As a child, Lawrance W. McFarland lived on a small piece of land on a Native American reservation in Palm Springs he described as a “little world of its own,” surrounded by the parts of the city that were tourist magnets and depicted in movies.
The retiree, who now lives in Mississippi, recently recalled seeing houses of the diverse, tight-knit community being torn and burned down in the square-mile area known as Section 14.
“We thought they were just cleaning up some of the old houses,” he said.
REPARATIONS FOR BLACK CALIFORNIANS COULD COST $800B, ECONOMISTS WARN
But eventually his family was told to vacate their home, and McFarland, his mother and his younger brother hopped around from house to house before leaving the area altogether and moving to Cabazon, a small town about 15 miles west of Palm Springs.
Decades later, Palm Springs’ city council is reckoning with those actions, voting in 2021 to issue a formal apology to former residents for the city’s role in displacing them in the 1960s from the neighborhood that many Black and Mexican American families called home. But the former residents say that is not enough.

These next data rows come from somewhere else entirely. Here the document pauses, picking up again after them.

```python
def parse(text, class_names):
    consts, structs, protos = {}, {}, {}
    scalars, pointees = dict(SCALARS), set(POINTEES)

    def ctype(base, stars, what, ret=False):
        n = stars.count('*')
        if n == 0 and base in scalars:
            return scalars[base]
        if n == 0 and base in structs and not ret:
            return structs[base]
        if n and base in pointees:
            return C.c_char_p if ret and base == 'char' and n == 1 else C.c_void_p
        if n == 1 and base in structs:
            return C.POINTER(structs[base])
        raise AbiError(f'vpmi.h: no ctypes type for "{base}{stars.strip()}" in "{what}"')

    def bound(expr, what):
        m = re.fullmatch(r'(\w+)(?:\s*-\s*(\d+))?', expr.strip())
        head = m and (int(m[1]) if m[1].isdigit() else consts.get(m[1]))
        if head is None:
            raise AbiError(f'vpmi.h: array bound "{expr}" in "{what}" is neither a literal nor a known constant')
        return head - int(m[2] or 0)

    def enum(body):
        for item in filter(None, (i.strip() for i in body.split(','))):
            m = re.fullmatch(r'(\w+)\s*=\s*(-?\d+)', item)
            if not m:
                raise AbiError(f'vpmi.h: enumerator "{item}" is not NAME = <int>')
            consts[m[1]] = int(m[2])

    def struct(body, name):
        if name not in class_names:
            raise AbiError(f'vpmi.h: struct {name} has no Python class name')
        fields = []
        for decl in filter(None, (d.strip() for d in body.split(';'))):
            m = re.match(TYPE, decl)
            names = decl[m.end():].split(',') if m else []
            if not names or m[2] and len(names) > 1:
                raise AbiError(f'vpmi.h: cannot read the field "{decl}" of {name}')
            t = ctype(m[1], m[2], decl)
            for d in names:
                f = re.fullmatch(r'\s*(\w+)\s*(?:\[([^\]]+)\])?\s*', d)
                if not f:
                    raise AbiError(f'vpmi.h: cannot read the field "{decl}" of {name}')
                fields.append((f[1], t * bound(f[2], decl) if f[2] else t))
        structs[name] = type(class_names[name], (C.Structure,), {'_fields_': fields})

    def function(ret, stars, name, args):
        what = f'{name}({" ".join(args.split())})'
        argtypes = []
        for a in ([] if args.strip() == 'void' else args.split(',')):
            m = re.fullmatch(r'\s*' + TYPE + r'\w+\s*', a)
            if not m:
                raise AbiError(f'vpmi.h: cannot read the parameter "{a.strip()}" of {name}')
            argtypes.append(ctype(m[1], m[2], what))
        protos[name] = (None if (ret, stars) == ('void', '') else ctype(ret, stars, what, ret=True), argtypes)

    def declaration(dname, dvalue, ebody, sbody, sname, ret, stars, fname, args):
        if dname:
            consts[dname] = int(dvalue)
        elif ebody is not None:
            enum(ebody)
        elif sname:
            struct(sbody, sname)
        else:
            function(ret, stars, fname, args)
        return ''

    text = re.sub(r'/\*.*?\*/', ' ', text, flags=re.S)
    text = re.sub(r'^[ \t]*#[ \t]*(ifndef \w+|ifdef \w+|define \w+|include <[\w.]+>|endif)[ \t]*$', '', text, flags=re.M)
    text = re.sub(r'\A\s*extern "C" \{(.*)\}\s*\Z', r'\1', text, flags=re.S)
    text = re.sub(r'\btypedef struct (\w+) \1;', lambda m: pointees.add(m[1]) or '', text)
    text = re.sub(r'\btypedef void\s*\* (\w+);', lambda m: scalars.update({m[1]: C.c_void_p}) or '', text)
    text = re.sub(r'^[ \t]*#[ \t]*define[ \t]+(\w+)[ \t]+(-?\d+)[ \t]*$'
                  r'|\benum \{([^{}]*)\};'
                  r'|\btypedef struct \{([^{}]*)\}\s*(\w+);'
                  r'|^\s*' + TYPE + r'(\w+)\s*\(([^(){};]*)\)\s*;', lambda m: declaration(*m.groups()), text, flags=re.M)
    if text.strip():
        raise AbiError(f'vpmi.h: cannot read "{" ".join(text.split())[:120]}"')
    return SimpleNamespace(consts=consts, structs=structs, protos=protos)
```
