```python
class Generator(object):

    MAX_POINTS = 2048 * 256

    def __init__(self, opts=None, is_training=False, name="Generator", params=None, device=None):
        self.opts = opts if opts is not None else _Opts()
        self.is_training = is_training
        self.name = name
        self.num_point = int(self.opts.patch_num_point)
        self.up_ratio = int(self.opts.up_ratio)
        if self.up_ratio != 4:
            raise NotImplementedError("the shipped generator graph is built for up_ratio 4 (DisPU/configs.py)")
        self.out_num_point = self.num_point * self.up_ratio
        self.device = torch.device(device if device is not None else "cuda:0")
        if self.device.type == "cuda" and self.device.index is None:
            self.device = torch.device("cuda", torch.cuda.current_device())
        self.P = {}
        self._ws = {}
        self.profile = None
        self.fused_local = True
        self.fused_attention = True
        self.fused_project = True
        self.split_bf16 = False
        self._planes = {}
        self.split_up3 = True
        self.branches = True
        self._aux = None
        self.fused_residual = True
        self.fused_heads = True
        self.keep_intermediates = False
        self.chain_inputs = True
        self.fused_stem = True
        self.return_views = False
        self.fine_out = None
        self._trainer = None
        if params is not None:
            self.load_params(params)

    def load_params(self, params):
        dev = self.device
        if self.is_training:
            from .train import Trainer, TrainOpts
            topts = TrainOpts()
            for k in dir(self.opts):
                if not k.startswith("_"):
                    setattr(topts, k, getattr(self.opts, k))
            self._trainer = Trainer(opts=topts, params=params, device=dev)
            self.P = self._trainer.P
            return
        self.P = {k: torch.from_numpy(np.ascontiguousarray(v, np.float32)).to(dev) for k, v in params.items()}
        self._planes = {}
        bn = "refine/PointShuffle/weight_net/wconv0/bn/"
        g, b = params[bn + "gamma"].astype(np.float64), params[bn + "beta"].astype(np.float64)
        mu, var = params[bn + "moving_mean"].astype(np.float64), params[bn + "moving_variance"].astype(np.float64)
        scale = g / np.sqrt(var + BN_EPS)
        self.bn_scale = torch.from_numpy(scale.astype(np.float32)).to(dev)
        self.bn_shift = torch.from_numpy((b - mu * scale).astype(np.float32)).to(dev)
        self.grid = torch.from_numpy(gen_grid(self.up_ratio)).to(dev)
        w1 = self.P["generator/upshuffle_0/conv1/weights"]
        self.w_up_feat = w1[:480].contiguous()
        self.w_up_grid = w1[480:482].contiguous()
        w0 = self.P["refine/PointShuffle/conv0/weights"]
        self.w_c0_feat = w0[6:134].contiguous()
        nlp = "refine/PointShuffle/PointShuffle/"
        self.w_up3 = torch.cat([self.P[nlp + "conv_kv/weights"], self.P[nlp + "conv_query/weights"], self.w_c0_feat], dim=1).contiguous()
        self.b_up3 = torch.cat([self.P[nlp + "conv_kv/biases"], self.P[nlp + "conv_query/biases"],
                                torch.zeros(128, dtype=torch.float32, device=dev)]).contiguous()
        wsk = self.P["refine/PointShuffle/skip/weights"]
        self.w_skip_pad = torch.cat([wsk, torch.zeros((10, wsk.shape[1]), dtype=torch.float32, device=dev)], dim=0).contiguous()

    def _w(self, scope):
        return self.P[scope + "/weights"], self.P[scope + "/biases"]

    def _workspace(self, B, N):
        key = (B, N)
        ws = self._ws.get(key)
        if ws is not None:
            return ws
        dev, f32, i32 = self.device, torch.float32, torch.int32
        M = N * self.up_ratio
        rn, rm, k = B * N, B * M, K_NEIGH

        def E(*shape, dtype=f32):
            return torch.empty(shape, dtype=dtype, device=dev)

        ws = dict(
            feat=E(rn, 480), prep=E(rn, 48), prep_b=E(rn, 48), kidx=E(rn, k + 1, dtype=i32), h256=E(rn, 256),
            up256=E(rm, 256), up128=E(rm, 128), c256=E(rm, 256), c64=E(rm, 64), coarse=E(B, M, 3),
            psidx=E(rm, k, dtype=i32), up3=E(rm, 320), att=E(rm, 64), nl=E(rm, 256),
            skipin=torch.zeros((rm, 144), dtype=f32, device=dev), skip=E(rm, 256), am=E(rm, 128),
            fp=E(rm, 2048), aft=E(rm, 256), agg=E(rm, 256),
            f256=E(rm, 256), f64=E(rm, 64), fine=E(B, M, 3))
        ws["kv"], ws["q"], ws["gm"] = ws["up3"][:, 0:128], ws["up3"][:, 128:192], ws["up3"][:, 192:320]
        self._ws[key] = ws
        return ws

    def _pair_buffers(self, B, N):
        key = ("pair", B, N)
        if key not in self._ws:
            rows = B * N * self.up_ratio * K_NEIGH
            E = lambda c: torch.empty((rows, c), dtype=torch.float32, device=self.device)
            self._ws[key] = (E(128), E(128), E(16))
        return self._ws[key]

    def _call(self, name, fn, *args):
        if self.profile is None:
            _lib.check(fn(*args), name)
            return
        e0, e1 = torch.cuda.Event(enable_timing=True), torch.cuda.Event(enable_timing=True)
        e0.record()
        _lib.check(fn(*args), name)
        e1.record()
        self.profile.append((name, e0, e1))

    def _linear(self, st, X, K, W, bias, act, Y, N, M=None, ldx=None, ldw=None, ldy=None, batch=1, sx=0, sw=0, sy=0,
                transb=0, R1=None, R2=None, xoff=0, woff=0, yoff=0):
        L = _lib.lib()
        M = X.shape[0] if M is None else M
        ldx = X.stride(0) if ldx is None else ldx
        ldw = W.stride(0) if ldw is None else ldw
        ldy = Y.stride(0) if ldy is None else ldy
        p = lambda t, off=0: _lib.C.c_void_p(t.data_ptr() + 4 * off) if t is not None else _lib.C.c_void_p(0)
        name = "linear"
        if self.profile is not None:
            t = L.dispu_linear_tile2(batch, M, K, N, int(bool(transb)))
            bm, bn = {128257: (128, 256), 128128: (128, 128), 64128: (64, 128), 128064: (128, 64)}.get(t, (64, 64))
# ... 121 lines not shown
            w3, b3_ = self._w(cs + "fc_layer1")
            w4, b4_ = self._w(cs + "fc_layer2")
            self._call("mlp_chain[coarse]", L.dispu_mlp_chain_dup, B, N, self.up_ratio, 256, 128, 256, 64, ptr(ws["h256"]), 256, ptr(self.w_up_grid),
                       ptr(b1), ptr(self.grid), ptr(w1), ptr(b1_), ptr(w2), ptr(b2_), ptr(w3), ptr(b3_), ptr(w4), ptr(b4_), ptr(ws["up128"]), 128,
                       0, None, 0, ptr(coarse), 3, st)
        elif heads:
            w1, b1_ = self._w("generator/upshuffle_0/conv2")
            w2, b2_ = self._w(cs + "fc_layer0")
            w3, b3_ = self._w(cs + "fc_layer1")
            w4, b4_ = self._w(cs + "fc_layer2")
            self._call("mlp_chain[coarse]", L.dispu_mlp_chain, rm, 256, 128, 256, 64, ptr(ws["up256"]), 256, ptr(w1), ptr(b1_), ptr(w2), ptr(b2_),
                       ptr(w3), ptr(b3_), ptr(w4), ptr(b4_), ptr(ws["up128"]), 128, 0, None, 0, ptr(coarse), 3, st)
        else:
            w, b = self._w("generator/upshuffle_0/conv2")
            self._linear(st, ws["up256"], 256, w, b, 1, ws["up128"], 128)
            w, b = self._w(cs + "fc_layer0")
            self._linear(st, ws["up128"], 128, w, b, 1, ws["c256"], 256)
            w, b = self._w(cs + "fc_layer1")
            self._linear(st, ws["c256"], 256, w, b, 1, ws["c64"], 64)
            w, b = self._w(cs + "fc_layer2")
            self._call("coarse", L.dispu_linear_small_n, rm, 64, 3, ptr(ws["c64"]), 64, ptr(w), ptr(b), 0, None, 0, ptr(coarse), 3, st)

        ps = "refine/PointShuffle/"
        up128 = ws["up128"]
        br = self.branches
        if br:
            if self._aux is None:
                self._aux = (torch.cuda.Stream(device=self.device), torch.cuda.Event(), torch.cuda.Event(), torch.cuda.Event())
            aux, ev_fork, ev_up3, ev_nl = self._aux
            ev_fork.record(torch.cuda.current_stream(self.device))
            aux.wait_event(ev_fork)
        with (torch.cuda.stream(aux) if br else contextlib.nullcontext()):
            sb = _lib.C.c_void_p(aux.cuda_stream) if br else st
            if self.split_up3:
                self._linear(sb, up128, 128, self.w_up3, self.b_up3, 0, ws["up3"], 256)
                self._linear(sb, up128, 128, self.w_up3, self.b_up3[256:], 0, ws["up3"], 64, woff=256, yoff=256)
            else:
                self._linear(sb, up128, 128, self.w_up3, self.b_up3, 0, ws["up3"], 320)
            if br:
                ev_up3.record(aux)
            w_bp, b_bp = self._w(ps + "PointShuffle/conv_back_project")
            projected = False
            if self.fused_attention and M % 32 == 0 and self.fused_project:
                self._call("attention_project", L.dispu_attention_project, B, M, M, 64, ptr(ws["q"]), 320, ptr(ws["kv"]), 320,
                           off(ws["kv"], 64), 320, 0.125, ptr(w_bp), ptr(b_bp), 256, ptr(ws["nl"]), 256, sb)
                projected = True
            elif self.fused_attention and M % 32 == 0:
                self._call("attention", L.dispu_attention, B, M, M, 64, ptr(ws["q"]), 320, ptr(ws["kv"]), 320, off(ws["kv"], 64), 320,
                           0.125, ptr(ws["att"]), 64, sb)
            else:
                key = ("scores", B, N)
                if key not in self._ws:
                    self._ws[key] = torch.empty((B, M, M), dtype=torch.float32, device=self.device)
                s = self._ws[key]
                self._linear(sb, ws["q"], 64, ws["kv"], None, 0, s, M, M=M, ldx=320, ldw=320, ldy=M, batch=B, sx=M * 320,
                             sw=M * 320, sy=M * M, transb=1)
                self._call("softmax", L.dispu_softmax_rows, rm, M, 0.125, ptr(s), M, sb)
                self._linear(sb, s, M, ws["kv"], None, 0, ws["att"], 64, M=M, ldx=M, ldw=320, ldy=64, batch=B, sx=M * M,
                             sw=M * 320, sy=M * 64, woff=64)
            if not projected:
                self._linear(sb, ws["att"], 64, w_bp, b_bp, 1, ws["nl"], 256)
            if br:
                ev_nl.record(aux)
        nb = L.dispu_knn_xyz_scratch_bytes(B, M, M, k)
        if nb and ws.get("knn_scratch") is None:
            ws["knn_scratch"] = torch.empty((nb,), dtype=torch.uint8, device=self.device)
        self._call("knn_xyz", L.dispu_knn_xyz_ws, B, M, M, k, ptr(coarse), ptr(coarse), ptr(ws["psidx"]), None,
                   ptr(ws["knn_scratch"]) if nb else None, nb, _lib.ARITH_PLAIN, st)
        self._call("skip_max", L.dispu_ps_skip_max, rm, M, k, 128, ptr(ws["psidx"]), ptr(coarse), ptr(up128), 128, ptr(ws["skipin"]), 144, st)
        _, b = self._w(ps + "skip")
        self._linear(st, ws["skipin"], 144, self.w_skip_pad, b, 1, ws["skip"], 256)
        if br:
            torch.cuda.current_stream(self.device).wait_event(ev_up3)
        w0, b0 = self._w(ps + "conv0")
        self._call("ps_prep", L.dispu_ps_prep, rm, 128, ptr(coarse), ptr(w0), ptr(b0), ptr(ws["gm"]), 320, ptr(ws["am"]), 128, st)
        w1, b1 = self._w(ps + "conv1")
        ww, bw = self._w(ps + "weight_net/wconv0")
        if self.fused_local:
            self._call("ps_local", L.dispu_ps_local, rm, M, k, 128, ptr(ws["psidx"]), ptr(coarse), ptr(ws["gm"]), 320, ptr(ws["am"]),
# ... 61 lines not shown
```

### include/dispu_hip.h

```cpp
#ifndef DISPU_HIP_H
#define DISPU_HIP_H

#include <stddef.h>

#ifdef __cplusplus
extern "C" {
#endif

#define DISPU_ARITH_PLAIN 0
#define DISPU_ARITH_CONTRACT 1
#define DISPU_ARITH_PINNED_EXP 2
#define DISPU_KNN_LANE_PER_QUERY 4
#define DISPU_MESH_BRUTE_FORCE 8
#define DISPU_MESH_TILE 64

int dispu_version(void);
int dispu_event_record(void* event, void* stream);
int dispu_stream_wait_event(void* stream, void* event);
int dispu_memset_async(void* dst, int value, size_t bytes, void* stream);
const char* dispu_error_string(int code);


size_t dispu_fps_scratch_bytes(int b, int n, int m);
int dispu_fps(int b, int n, int m, const float* inp, float* temp, int* out, int arith, void* stream);
// ... 90 lines not shown
                         float* Y, long ldy, void* stream);
int dispu_linear_small_n(long rows, int K, int N, const float* X, long ldx, const float* W, const float* bias, int mode,
                         const float* R, long ldr, float* Y, long ldy, void* stream);
int dispu_edge_dense_conv(int npoints, int n_per_cloud, int C, const float* F, long ldf, const int* idx, int ldi, int ioff,
                          const float* W0, const float* b0, const float* W1, const float* b1, const float* W2,
                          const float* b2, float* Y, long ldy, void* stream);
int dispu_stem_block(int npoints, int n_per_cloud, int C, const float* F, long ldf, int ksel, int ioff, const float* W0, const float* b0,
                     const float* W1, const float* b1, const float* W2, const float* b2, float* Y, long ldy, int* idx_out, const float* Wp,
                     const float* bp, int k_old, float* P, long ldp, const float* xyz, const float* Wl, const float* bl, float* Lout,
                     long ldl, void* stream);
int dispu_edge_dense_conv_valu(int npoints, int n_per_cloud, int C, const float* F, long ldf, const int* idx, int ldi,
                               int ioff, const float* W0, const float* b0, const float* W1, const float* b1,
                               const float* W2, const float* b2, float* Y, long ldy, void* stream);
int dispu_dup_grid(int nclouds, int n, int co, int up, const float* H, long ldh, const float* Wg, const float* bias,
                   const float* grid, float* Y, long ldy, void* stream);
int dispu_ps_prep(long rows, int co, const float* xyz, const float* W0, const float* bias, float* G, long ldg, float* A,
                  long lda, void* stream);
int dispu_ps_gather_sub_relu(long rows, int n_per_cloud, int k, int c, const int* idx, const float* G, long ldg,
                             const float* A, long lda, float* X1, long ldx1, void* stream);
int dispu_ps_skip_max(long rows, int n_per_cloud, int k, int cf, const int* idx, const float* xyz, const float* feat,
                      long ldf, float* out, long ldo, void* stream);
int dispu_ps_weight_net(long rows, int n_per_cloud, int k, int t_n, const int* idx, const float* xyz, const float* Ww,
                        const float* bw, const float* scale, const float* shift, float* wv, void* stream);
int dispu_ps_point_matmul(long rows, int k, int c, int t_n, const float* X2, long ldx2, const float* wv, float* out,
                          long ldo, void* stream);
int dispu_ps_local(long npoints, int n_per_cloud, int k, int c, const int* idx, const float* xyz, const float* G, long ldg,
                   const float* A, const float* W1, const float* b1, const float* Ww, const float* bw, const float* scale,
                   const float* shift, float* out, void* stream);
int dispu_attention(int b, int m, int nk, int d, const float* Q, long ldq, const float* K, long ldk, const float* V,
                    long ldv, float scale, float* O, long ldo, void* stream);
int dispu_attention_project(int b, int m, int nk, int d, const float* Q, long ldq, const float* K, long ldk, const float* V,
                            long ldv, float scale, const float* W, const float* bias, int n_out, float* Y, long ldy,
                            void* stream);
int dispu_attention_fwd_lse(int b, int m, int nk, int d, const float* Q, long ldq, const float* K, long ldk, const float* V,
                            long ldv, float scale, float* O, long ldo, float* lse2, void* stream);
int dispu_attention_bwd(int b, int m, int nk, int d, const float* Q, long ldq, const float* K, long ldk, const float* V, long ldv,
                        float scale, const float* O, long ldo, const float* lse2, const float* dO, long lddo, float* dQ, long lddq,
                        float* dK, long lddk, float* dV, long lddv, float* dvec, void* stream);
int dispu_softmax_rows(long rows, int n, float mul, float* S, long lds, void* stream);
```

Those former residents now say the city owes them more than $2.3 billion for the harm caused by their displacement. That would be nearly $1.2 million per family. The dollar amount was disclosed Sunday at a meeting attended by experts such as Cheryl Grills, a member of the state’s reparations task force studying redress proposals for African Americans.
The effort in Palm Springs is part of a growing push by Black families to seek compensation and other forms of restitution from local and state governments for harms they’ve suffered due to generations of discriminatory policies that continued long after slavery ended.
California’s statewide reparations task force is evaluating how the state can atone for policies like eminent domain that allowed governments to seize property from Black homeowners and redlining that restricted what neighborhoods…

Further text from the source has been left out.